*** THE DATA ***

template <bool SCAT>
__global__ __launch_bounds__(kBlock) __attribute__((amdgpu_waves_per_eu(3))) void k_pass(SolveArgs a) {
    __shared__ double red[kWaves * 21];
    const int nblk = (a.nchan + kPassChans - 1) / kPassChans;
    int s, blk;
    if (nblk % 8 == 0) {
        const int x = blockIdx.x & 7, r = blockIdx.x >> 3;
        blk = x * (nblk >> 3) + r / a.nsub;
        s = r % a.nsub;
    } else {
        blk = blockIdx.x / a.nsub;
        s = blockIdx.x % a.nsub;
    }
    const TRState &S = a.state[s];
    if (S.phase == PH_DONE || S.scat != (SCAT ? 1 : 0) || S.mmode) return;
    const int lane = threadIdx.x & 63, wave = threadIdx.x >> 6;
    const int nharm = (a.nbin >> 1) + 1;
    const double *fr = a.freqs + (int64_t)s * a.nchan;
    const uint8_t *mask = a.mask ? a.mask + (int64_t)s * a.nchan : nullptr;
    const double *chan = a.chan + (int64_t)s * a.nchan * 4;
    const int mi = a.model_index ? a.model_index[s] : 0;
    double *stats = a.stats + ((int64_t)s * 2 + S.slot_eval) * a.nchan * 10;
    double th[5];
    for (int i = 0; i < 5; ++i) th[i] = S.th[i];
    const int flagmask = S.flagmask;
    FitGeom g;
    g.P = a.P[s];
    g.nu_DM = S.nu_fit[0];
    g.nu_GM = S.nu_fit[1];
    g.nu_tau = S.nu_fit[2];
    g.log10_tau = a.log10_tau;
    const double tau_lin = a.log10_tau ? pow(10.0, th[3]) : th[3];
    const double alpha = th[4];
    g.tau_lin = tau_lin;
    g.g_sum = S.g_sum; g.g_tau = S.g_tau; g.g_alpha = S.g_alpha;
    const double nuDM2 = pow(g.nu_DM, -2.0), nuGM4 = pow(g.nu_GM, -4.0);

    const bool split = S.sub >= kWaves;
    const int n = blk * kPassChans + (split ? lane : (int)threadIdx.x);
    const bool in_sub = S.sub <= 1 || ((n >> 6) % S.sub) == 0;
    const bool use_n = in_sub && n < a.nchan && (!mask || mask[n]);
    const int kend = (int)wave_max(use_n ? (double)a.KC[(int64_t)mi * a.nchan + n] : 1.0);
    int kb0 = 0, kb1 = kend;
    if (split) {
        const int Q = ((kend + 64 * kWaves - 1) / (64 * kWaves)) * 64;
        kb0 = min(kend, wave * Q);
        kb1 = min(kend, kb0 + Q);
    }
    double nu = 0.0, aa = 0.0, inv_e2 = 0.0;
    double a0 = 0.0, a1 = 0.0, a2 = 0.0;
    double q1 = 0.0, q1p = 0.0, q2 = 0.0, s0 = 0.0, t1 = 0.0, t2 = 0.0;
    if (use_n) {
        nu = fr[n];
        const double phin = th[0] + kDconst * th[1] * (pow(nu, -2.0) - nuDM2) / g.P +
                            kDconst * kDconst * th[2] * (pow(nu, -4.0) - nuGM4) / g.P;
        const double2 W = cexp2pi(phin);
        const double2 *Xc = a.X + (int64_t)(a.xslot ? a.xslot[s] : s) *
                                      a.xnh * a.nchan + n;
        const double *Pc = a.MP + (int64_t)mi * nharm * a.nchan + n;
        const int64_t xs = a.nchan;
        if (SCAT) {
            aa = kTwoPi * tau_lin * pow(nu / g.nu_tau, alpha);
            inv_e2 = chan[n * 4 + 1];
        }
        constexpr int KB = 3;
        double2 xa[KB], xb[KB];
        double pa[KB], pb[KB];
        auto ldg = [&](int kb, double2 (&xo)[KB], double (&po)[KB]) {
#pragma unroll
// ... 1108 lines not shown
            }
        }
        blk_sum<NZ_MAX + 8, PB>(accv, red);
        if (tid == 0) {
            for (int i = 0; i < NZ_MAX + 8; ++i) sh_acc[i] = accv[i];
            int nr_flag = 0;
            nz_solve(sh_acc, nzcase, a.option, nu_mean, nz, &nr_flag);
            no_root = nr_flag != 0;
            sh_misc[4] = nz[0]; sh_misc[5] = nz[1]; sh_misc[6] = nz[2];
            sh_misc[7] = no_root ? 1.0 : 0.0;
        }
        __syncthreads();
        nz[0] = sh_misc[4]; nz[1] = sh_misc[5]; nz[2] = sh_misc[6];
        no_root = sh_misc[7] != 0.0;
        __syncthreads();
    }
    if (need_nz)
        for (int i = 0; i < 3; ++i)
            if (!(nu_out[i] == nu_out[i]) || nu_out[i] == 0.0) nu_out[i] = nz[i];
    if (a.mode == PPF_MODE_LEGACY2) { nu_out[1] = nu_out[0]; nu_out[2] = g.nu_tau; }
    if (a.is_toa) {
        if (flagmask & 2) nu_out[1] = nu_out[0];
        else if (flagmask & 4) nu_out[0] = nu_out[1];
    }

    const double P = g.P;
    double phi_inf = x[0] + kDconst * x[1] * (0.0 - pow(g.nu_DM, -2.0)) / P +
                     kDconst * kDconst * x[2] * (0.0 - pow(g.nu_GM, -4.0)) / P;
    double phi_out = phi_inf + (kDconst / P) * x[1] * pow(nu_out[0], -2.0) +
                     (kDconst * kDconst / P) * x[2] * pow(nu_out[1], -4.0);
    if (fabs(phi_out) >= 0.5) phi_out = phi_out - floor(phi_out);
    if (phi_out >= 0.5) phi_out -= 1.0;
    double tau_out_lin = tau_fit_lin * pow(nu_out[2] / g.nu_tau, x[4]);
    double tau_out = a.log10_tau ? log10(tau_out_lin) : tau_out_lin;

    FitGeom go = g;
    go.nu_DM = nu_out[0];
    go.nu_GM = nu_out[1];
    go.nu_tau = nu_out[2];
    gates(go, tau_out_lin, x[4]);
    double cv[31];
    for (int i = 0; i < 31; ++i) cv[i] = 0.0;
    for (int n = tid; n < v.nchan; n += PB) {
        if (v.mask && !v.mask[n]) continue;
        const double *st = st_fit + (int64_t)n * 10;
        Fac fc = make_fac(v.fr[n], go, x[4]);
        double dC[5], dS[5], d2C[5][5], d2S[5][5];
        chan_derivs(st, fc, dC, dS, d2C, d2S);
        const double C = st[0], S = st[6], an = C / S;
        double U[5];
        for (int i = 0; i < 5; ++i) U[i] = (flagmask >> i & 1) ? -2.0 * (dC[i] - an * dS[i]) : 0.0;
        const double cinv = 1.0 / (2.0 * S);
        int q = 0;
        for (int i = 0; i < 5; ++i)
            for (int j = i; j < 5; ++j) {
                if ((flagmask >> i & 1) && (flagmask >> j & 1)) {
                    cv[q] += -2.0 * (C * d2C[i][j] / S - 0.5 * C * C * d2S[i][j] / (S * S));
                    cv[15 + q] += U[i] * U[j] * cinv;
                }
                ++q;
            }
    }
    blk_sum<31, PB>(cv, red);
    int sing = 0;
    if (tid == 0) {
        double Xm[5][5], Xi[5][5];
        double full[5][5];
        int q = 0;
        for (int i = 0; i < 5; ++i)
            for (int j = i; j < 5; ++j) { full[i][j] = full[j][i] = cv[q] - cv[15 + q]; ++q; }
        for (int i2 = 0; i2 < nf; ++i2)
            for (int j2 = 0; j2 < nf; ++j2) Xm[i2][j2] = full[idx[i2]][idx[j2]];
        if (!invert_small(Xm, Xi, nf)) sing = 1;
        for (int i2 = 0; i2 < 25; ++i2) sh_Xinv[i2] = 0.0;
        for (int i2 = 0; i2 < nf; ++i2)
            for (int j2 = 0; j2 < nf; ++j2) sh_Xinv[idx[i2] * 5 + idx[j2]] = Xi[i2][j2];
        sh_misc[8] = (double)sing;
    }
    __syncthreads();
    sing = (int)sh_misc[8];
    double Xinv[5][5];
    for (int i2 = 0; i2 < 5; ++i2)
        for (int j2 = 0; j2 < 5; ++j2) Xinv[i2][j2] = sh_Xinv[i2 * 5 + j2];
    double sn[1] = {0.0};
    for (int n = tid; n < v.nchan; n += PB) {
        const int64_t o2 = (int64_t)s * a.nchan + n;
        if (v.mask && !v.mask[n]) {
            a.scales[o2] = 0.0; a.scale_errs[o2] = 0.0; a.channel_snrs[o2] = 0.0;
            continue;
        }
        const double *st = st_fit + (int64_t)n * 10;
        Fac fc = make_fac(v.fr[n], go, x[4]);
        double dC[5], dS[5], d2C[5][5], d2S[5][5];
        chan_derivs(st, fc, dC, dS, d2C, d2S);
        const double C = st[0], S = st[6], an = C / S;
        double U[5];
#pragma unroll
        for (int i2 = 0; i2 < 5; ++i2) U[i2] = (flagmask >> i2 & 1) ? -2.0 * (dC[i2] - an * dS[i2]) : 0.0;
        double quad = 0.0;
#pragma unroll
        for (int i2 = 0; i2 < 5; ++i2)
#pragma unroll
            for (int j2 = 0; j2 < 5; ++j2)
                if ((flagmask >> i2 & 1) && (flagmask >> j2 & 1)) quad += U[i2] * Xinv[i2][j2] * U[j2];
        const double cinv = 1.0 / (2.0 * S);
        double var = 2.0 * (cinv + quad * cinv * cinv);
        double serr = (a.mode == PPF_MODE_LEGACY2) ? pow(S, -0.5) : sqrt(var);
        double csnr = an * sqrt(S);
        a.scales[o2] = an;
        a.scale_errs[o2] = serr;
        a.channel_snrs[o2] = csnr;
        sn[0] += csnr * csnr;
    }
    blk_sum<1, PB>(sn, red);
    if (tid == 0) {
        double pe[5] = {0, 0, 0, 0, 0};
        double *cov = a.covariance + (int64_t)s * 25;
        for (int i2 = 0; i2 < 25; ++i2) cov[i2] = 0.0;
        for (int i2 = 0; i2 < nf; ++i2) {
            for (int j2 = 0; j2 < nf; ++j2) cov[i2 * 5 + j2] = 2.0 * sh_Xinv[idx[i2] * 5 + idx[j2]];
            pe[idx[i2]] = sqrt(2.0 * sh_Xinv[idx[i2] * 5 + idx[i2]]);
        }
        double params[5] = {phi_out, x[1], x[2], tau_out, x[4]};
        for (int i2 = 0; i2 < 5; ++i2) { res->params[i2] = params[i2]; res->param_errs[i2] = pe[i2]; }
        for (int i2 = 0; i2 < 3; ++i2) res->nu_out[i2] = nu_out[i2];
        res->nu_fit[0] = g.nu_DM; res->nu_fit[1] = g.nu_GM; res->nu_fit[2] = g.nu_tau;
        res->chi2 = Sd + fun;
        res->red_chi2 = (Sd + fun) / dof;
        res->snr = sqrt(sn[0]);
        res->fun = fun;
        res->Sd = Sd;
        res->phi_guess = phi_guess;
        res->nfeval = (double)nfev;
        int st2 = status;
        if (no_root) st2 |= PPF_ST_NO_ROOT;
        if (sing) st2 |= PPF_ST_SINGULAR;
        if (!(fun == fun)) st2 |= PPF_ST_NONFINITE;
        res->status = (double)st2;
        res->niter = (double)k;
        res->dof = dof;
        res->nchanx = (double)nchanx;
        res->x_fit_phi = x[0];
        res->x_fit_tau = x[3];
        double npass = S.mmode ? (double)S.nmom + 1.0 : (double)nfev;
        if (!S.mmode && S.nsubev > 0) {
            const int ng = (a.nchan + 63) / 64, nsel = (ng + S.sub0 - 1) / S.sub0;
            npass -= (double)S.nsubev * (1.0 - (double)nsel / (double)ng);
        }
        res->npass = npass;
        res->reserved[0] = res->reserved[1] = 0.0;
    }
}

*** End of THE DATA ***

The required output is every line of the entries, starting at the one that contains "double npass = S.mmode" and ending at the last, copied exactly.

        double npass = S.mmode ? (double)S.nmom + 1.0 : (double)nfev;
        if (!S.mmode && S.nsubev > 0) {
            const int ng = (a.nchan + 63) / 64, nsel = (ng + S.sub0 - 1) / S.sub0;
            npass -= (double)S.nsubev * (1.0 - (double)nsel / (double)ng);
        }
        res->npass = npass;
        res->reserved[0] = res->reserved[1] = 0.0;
    }
}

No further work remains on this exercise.